Explore the influence of neighborhood walkability on physical activity and sedentarism among long-term post-bariatric surgery patients.

METHODS

Fifty-eight adults aged 50.5 ± 9.1 years, with a BMI of 34.6 ± 9.7 kg/m2 having undergone surgery 9.8 ± 3.15 years earlier participated in this study. Participants were asked to wear an ActivPAL™ tri-axial accelerometer attached to their mid-thigh for 7-consecutive days, 24 hours/day.

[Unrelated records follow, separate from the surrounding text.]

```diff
@@ -546,12 +547,17 @@
   r[3] = (uint16_t)hi[2] | ((uint32_t)(uint16_t)hi[3] << 16);
   return r;
 }
-
-template <typename T, int NA = 4, bool BIAS = false>
+__device__ __forceinline__ u32x4 tr_frag_at(const unsigned char* slab, int q0, int tile, int lane) {
+  return tr_frag_q(slab, q0 + 8 * (lane >> 4) + ((lane & 15) >> 2), tile, lane);
+}
+
+template <typename T, int NA = 4, bool BIAS = false, int TW = 32>
 __global__ __launch_bounds__(256, 2) void conv_wgrad_tile3x3_kernel(WgradArgs p) {
+  constexpr int TH = TL_PIX / TW;
   extern __shared__ __attribute__((aligned(1024))) unsigned char smem[];
+  const int D = p.dil, XP = tl_xp(TW, D), XR = TH + 2 * D, ppr = XP >> 3;
   unsigned char* xh = smem;
-  unsigned char* dyt = smem + TL_XH_BYTES;
+  unsigned char* dyt = smem + XR * XP * 128;
   const int lane = threadIdx.x & 63;
   const int wave = __builtin_amdgcn_readfirstlane(threadIdx.x >> 6);
   int item = (blockIdx.x & 7) * p.per_xcd + (blockIdx.x >> 3);
@@ -568,38 +574,40 @@
   const bool ci_ok = cib * 64 + qs * 8 < p.cin_s, co_ok = cob * 64 + qs * 8 < p.cout_s;
   const unsigned x_c = (unsigned)(cib * 64 + qs * 8) * 2u, dy_c = (unsigned)(cob * 64 + qs * 8) * 2u;
 
-  const int tw = p.w_out / TL_W, th = p.h_out / TL_H;
+  const int tw = p.w_out / TW, th = p.h_out / TH;
   const int ntiles = p.n * th * tw;
 
+  int dy_j0 = 0, dy_nj = 0;
+  {
+    const int quota = (XR * ppr + 16 + 3) >> 2;
+    int left = 16;
+    for (int w = 0; w < 4; ++w) {
+      const int want = quota - ((XR - w + 3) >> 2) * ppr;
+      const int n = w == 3 ? left : (want < 0 ? 0 : (want > left ? left : want));
+      if (w == wave) { dy_j0 = 16 - left; dy_nj = n; }
+      left -= n;
+    }
+  }
   auto stage = [&](int t) {
     const int tc = t % tw;
     const int r0 = t / tw;
     const int tr = r0 % th, img = r0 / th;
-    const int ty0 = tr * TL_H, tx0 = tc * TL_W;
-#pragma unroll
-    for (int rr = 0; rr < 2; ++rr) {
-      const int r = wave + 4 * rr;
-      if (r < TL_H + 2) {
-        const int iy = ty0 - 1 + r;
-        const unsigned row_off = (unsigned)((img * p.h_in + iy) * p.w_in) * cin_b + x_c;
-#pragma unroll
-        for (int i5 = 0; i5 < 5; ++i5) {
-          const int ix = tx0 - 4 + 8 * i5 + prow;
-          const bool ok = ci_ok & ((unsigned)iy < (unsigned)p.h_in) & ((unsigned)ix < (unsigned)p.w_in);
-          __builtin_amdgcn_raw_ptr_buffer_load_lds(rs_x, (__attribute__((address_space(3))) void*)(xh + (r * TL_XP + 8 * i5) * 128), 16,
-                                                   ok ? row_off + (unsigned)ix * cin_b : 0xffffffffu, 0, 0, 0);
-        }
+    const int ty0 = tr * TH, tx0 = tc * TW;
+    for (int r = wave; r < XR; r += 4) {
+      const int iy = ty0 - D + r;
+      const unsigned row_off = (unsigned)((img * p.h_in + iy) * p.w_in) * cin_b + x_c;
+      for (int i = 0; i < ppr; ++i) {
+        const int ix = tx0 - D + 8 * i + prow;
+        const bool ok = ci_ok & ((unsigned)iy < (unsigned)p.h_in) & ((unsigned)ix < (unsigned)p.w_in);
+        __builtin_amdgcn_raw_ptr_buffer_load_lds(rs_x, (__attribute__((address_space(3))) void*)(xh + (r * XP + 8 * i) * 128), 16,
+                                                 ok ? row_off + (unsigned)ix * cin_b : 0xffffffffu, 0, 0, 0);
       }
     }
-    const int j0 = wave < 2 ? wave * 2 : 4 + (wave - 2) * 6, nj = wave < 2 ? 2 : 6;
-#pragma unroll
-    for (int jj = 0; jj < 6; ++jj) {
-      if (jj < nj) {
-        const int j = j0 + jj, r = j >> 2, c8 = (j & 3) * 8;
-        const unsigned off = (unsigned)((img * p.h_out + ty0 + r) * p.w_out + tx0 + c8 + prow) * cout_b + dy_c;
-        __builtin_amdgcn_raw_ptr_buffer_load_lds(rs_dy, (__attribute__((address_space(3))) void*)(dyt + (r * TL_W + c8) * 128), 16,
-                                                 co_ok ? off : 0xffffffffu, 0, 0, 0);
-      }
+    for (int jj = 0; jj < dy_nj; ++jj) {
+      const int j = dy_j0 + jj, r = (j * 8) / TW, c8 = (j * 8) % TW;
+      const unsigned off = (unsigned)((img * p.h_out + ty0 + r) * p.w_out + tx0 + c8 + prow) * cout_b + dy_c;
+      __builtin_amdgcn_raw_ptr_buffer_load_lds(rs_dy, (__attribute__((address_space(3))) void*)(dyt + j * 8 * 128), 16,
+                                               co_ok ? off : 0xffffffffu, 0, 0, 0);
     }
   };
 
@@ -613,16 +621,17 @@
   f32x4 accb[4];
 #pragma unroll
   for (int a = 0; a < 4; ++a) accb[a] = (f32x4){0.f, 0.f, 0.f, 0.f};
+  const int lane_q = ((8 * (lane >> 4)) / TW) * XP + (8 * (lane >> 4)) % TW + ((lane & 15) >> 2);
   for (int t = split; t < ntiles; t += p.splits) {
     __syncthreads();
     stage(t);
     asm volatile("s_waitcnt vmcnt(0)" ::: "memory");
     __syncthreads();
 #pragma unroll 1
-    for (int ty = 0; ty < TL_H; ++ty) {
+    for (int c = 0; c < TL_PIX / 32; ++c) {
       u32x4 fa[NA];
 #pragma unroll
-      for (int a = 0; a < NA; ++a) fa[a] = tr_frag_at(dyt, ty * TL_W, a, lane);
+      for (int a = 0; a < NA; ++a) fa[a] = tr_frag_at(dyt, c * 32, a, lane);
       if (BIAS && do_bias) {
 #pragma unroll
         for (int a = 0; a < NA; ++a) accb[a] = mfma16(as_vec8<T>(fa[a]), as_vec8<T>(ones_frag<T>()), accb[a]);
@@ -631,7 +640,7 @@
       for (int i = 0; i < 9; ++i) {
         const int jn = wave * 9 + i, tap = jn >> 2, grp = jn & 3;
         const int ky = tap / 3, kx = tap - ky * 3;
-        const u32x4 fb = tr_frag_at(xh, (ty + ky) * TL_XP + 3 + kx, grp, lane);
+        const u32x4 fb = tr_frag_q(xh, (c * (32 / TW) + ky * D) * XP + kx * D + lane_q, grp, lane);
 #pragma unroll
         for (int a = 0; a < NA; ++a) acc[a][i] = mfma16(as_vec8<T>(fa[a]), as_vec8<T>(fb), acc[a][i]);
       }
@@ -771,6 +780,9 @@
 extern "C" void cgan_debug_set_wgrad_bias_fused(int v) { g_wgrad_bias_fused = v; }
 extern "C" void cgan_debug_set_wgrad_ws_cost(int pct) { g_wgrad_ws_cost_pct = pct > 0 ? pct : 100; }
 extern "C" void cgan_debug_set_wgrad_tile3x3(int v) { g_wgrad_tile = v; }
+static int g_wgrad_last_kernel = 0, g_wgrad_last_splits = 0;
+extern "C" int cgan_debug_wgrad_last_kernel(void) { return g_wgrad_last_kernel; }
+extern "C" int cgan_debug_wgrad_last_splits(void) { return g_wgrad_last_splits; }
 extern "C" void cgan_debug_set_wgrad_slots(int v) { g_wgrad_slots = v > 0 ? v : 512; }
 extern "C" void cgan_debug_set_wgrad_coop_chunk(int v) { g_wgrad_coop_chunk = (v == 32 || v == 64) ? v : 0; }
 
@@ -793,6 +805,16 @@
   int tile;
   long tiles() const { return (long)tap_slots * ci_blocks * co_blocks; }
 };
+
+static int tl_geometry(int h_out, int w_out, int dil) {
+  int best = 0, best_px = 0;
+  for (int tw = 32; tw >= 16; tw /= 2) {
+    const int px = tl_halo_px(tw, dil);
+    if ((w_out % tw) != 0 || (h_out % (TL_PIX / tw)) != 0 || px * 128 + TL_DY_BYTES > TL_MAX_LDS) continue;
+    if (!best || px < best_px) { best = tw; best_px = px; }
+  }
+  return best;
+}
 
 static WgradPlan wgrad_plan(const CganConvDesc* d, bool have_ws = true) {
   WgradPlan pl;
@@ -811,16 +833,21 @@
              (g_wgrad_dbg & 8) == 0 && (double)npix * cgan_cs(d->c_out) * 2.0 < 1.9e9 &&
              (npix >= (long)g_wgrad_coop_min_pix || pl.tiles() >= 256))
                 ? 1 : 0;
-  pl.tile = ((g_wgrad_tile == 2 || (g_wgrad_tile == 1 && !pl.coop)) && have_ws && !pl.fold && d->kh == 3 && d->kw == 3 && d->stride == 1 && d->pad == 1 &&
-             d->dilation == 1 && d->pad_mode == CGAN_PAD_ZERO && !d->in_upsample && (d->w_out % TL_W) == 0 &&
-             (d->h_out % TL_H) == 0 && (cin_s % 64) == 0 && npix >= 65536 && (g_wgrad_dbg & (8 | 16)) == 0) ? 1 : 0;
+  const int tl_tw = (!pl.fold && d->kh == 3 && d->kw == 3 && d->stride == 1 && d->pad == d->dilation &&
+                     (d->dilation == 1 || d->dilation == 2 || d->dilation == 4) && d->pad_mode == CGAN_PAD_ZERO &&
+                     !d->in_upsample && (cin_s % 64) == 0 && (g_wgrad_dbg & (8 | 16)) == 0)
+                        ? tl_geometry(d->h_out, d->w_out, d->dilation) : 0;
+  const long tl_pairs = (long)pl.co_blocks * pl.ci_blocks, tl_ntiles = npix / TL_PIX;
+  long tl_splits = g_wgrad_target < 0 ? -g_wgrad_target : (long)g_wgrad_slots / tl_pairs;
+  if (tl_splits > tl_ntiles) tl_splits = tl_ntiles;
+  if (tl_splits < 1) tl_splits = 1;
+  const bool tl_wins = !pl.coop && npix >= 65536 && tl_ntiles >= 8 * tl_splits;
+  pl.tile = (have_ws && tl_tw && (g_wgrad_tile == 3 || (g_wgrad_tile == 2 && npix >= 65536) || (g_wgrad_tile == 1 && tl_wins)))
+                ? tl_tw : 0;
   if (pl.tile) {
     pl.coop = 0;
-    pl.chunk = TL_W * TL_H;
-    const long pairs = (long)pl.co_blocks * pl.ci_blocks, ntiles = npix / (TL_W * TL_H);
-    long sp = g_wgrad_target < 0 ? -g_wgrad_target : (long)g_wgrad_slots / pairs;
-    if (sp > ntiles) sp = ntiles;
-    pl.splits = sp < 1 ? 1 : (int)sp;
+    pl.chunk = TL_PIX;
+    pl.splits = (int)tl_splits;
     return pl;
   }
   const long tiles = pl.coop ? (long)pl.co_pairs * pl.n_pairs : pl.tiles();
@@ -969,15 +996,17 @@
     else { if (uni) WGRAD_LAUNCH(TT, 0, true); else WGRAD_LAUNCH(TT, 0, false); }                \
   } while (0)
   if (pl.tile) {
-    const size_t smem3 = TL_XH_BYTES + TL_DY_BYTES;
+    const size_t smem3 = (size_t)tl_halo_px(pl.tile, d->dilation) * 128 + TL_DY_BYTES;
     const int na = pl.co_blocks == 1 ? ceil_div(a.cout_s, 16) : 4;
-#define TILE_LAUNCH(TT, NN, BB) hipLaunchKernelGGL((conv_wgrad_tile3x3_kernel<TT, NN, BB>), dim3(gx), dim3(256), smem3, s, a)
+#define TILE_LAUNCH_W(TT, NN, BB, WW) do { CGAN_BIG_LDS((conv_wgrad_tile3x3_kernel<TT, NN, BB, WW>)); hipLaunchKernelGGL((conv_wgrad_tile3x3_kernel<TT, NN, BB, WW>), dim3(gx), dim3(256), smem3, s, a); } while (0)
+#define TILE_LAUNCH(TT, NN, BB) do { if (pl.tile == 16) TILE_LAUNCH_W(TT, NN, BB, 16); else TILE_LAUNCH_W(TT, NN, BB, 32); } while (0)
 #define TILE_NB(TT, NN) do { if (a.bpart) TILE_LAUNCH(TT, NN, true); else TILE_LAUNCH(TT, NN, false); } while (0)
 #define TILE_NA(TT) do { if (na == 1) TILE_NB(TT, 1); else if (na == 2) TILE_NB(TT, 2); else if (na == 3) TILE_NB(TT, 3); else TILE_LAUNCH(TT, 4, false); } while (0)
     if (d->dtype == CGAN_F16) TILE_NA(F16); else TILE_NA(BF16);
 #undef TILE_NA
 #undef TILE_NB
 #undef TILE_LAUNCH
+#undef TILE_LAUNCH_W
   } else if (pl.coop && pl.g == 4) {
     const size_t smem4 = (size_t)2 * 8 * 8 * PIECE;
 #define COOP4_LAUNCH(TT, MM)                                                                                           \
@@ -1019,6 +1048,7 @@
 #undef WGRAD_MODE
 #undef WGRAD_LAUNCH
   CGAN_CHECK_LAUNCH("conv2d_nhwc_bwd_weight");
+  CGAN_DEV_ONLY(g_wgrad_last_kernel = pl.tile ? (pl.tile == 16 ? 5 : 4) : (pl.coop ? (pl.g == 4 ? 3 : 2) : 1); g_wgrad_last_splits = pl.splits;)
   float* bpart = a.bpart;
   if (dbias && !a.bpart) {
     const int cs = a.cout_s;
```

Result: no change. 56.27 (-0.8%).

The sample was separated into those that live in Car-Dependent (n = 23), Somewhat Walkable (n = 14), Very Walkable (n = 16), and Walker's Paradise (n = 5) neighborhoods as defined using Walk Score®. ANCOVA was performed comparing Walk Score® categories on steps and sedentary time controlling for age and sex.

RESULTS

Neighborhood walkability did not influence either daily steps (F (3, 54) = 0.921, p = 0.437) or sedentary time (F (3, 54) = 0.465, p = 0.708), Car-Dependent (6359 ± 2712 steps, 9.54 ± 2.46 hrs), Somewhat Walkable (6563 ± 2989 steps, 9.07 ± 2.70 hrs), Very Walkable (5261 ± 2255 steps, 9.97 ± 2.06 hrs), and Walker's Paradise (6901 ± 1877 steps, 10.14 ± 0.815 hrs).

CONCLUSION

Walkability does not appear to affect sedentary time or physical activity long-term post-surgery. As the built-environment does not seem to influence activity, sedentarism, or obesity as it does with a normal weight population, work needs to be done to tailor physical activity programming after bariatric surgery.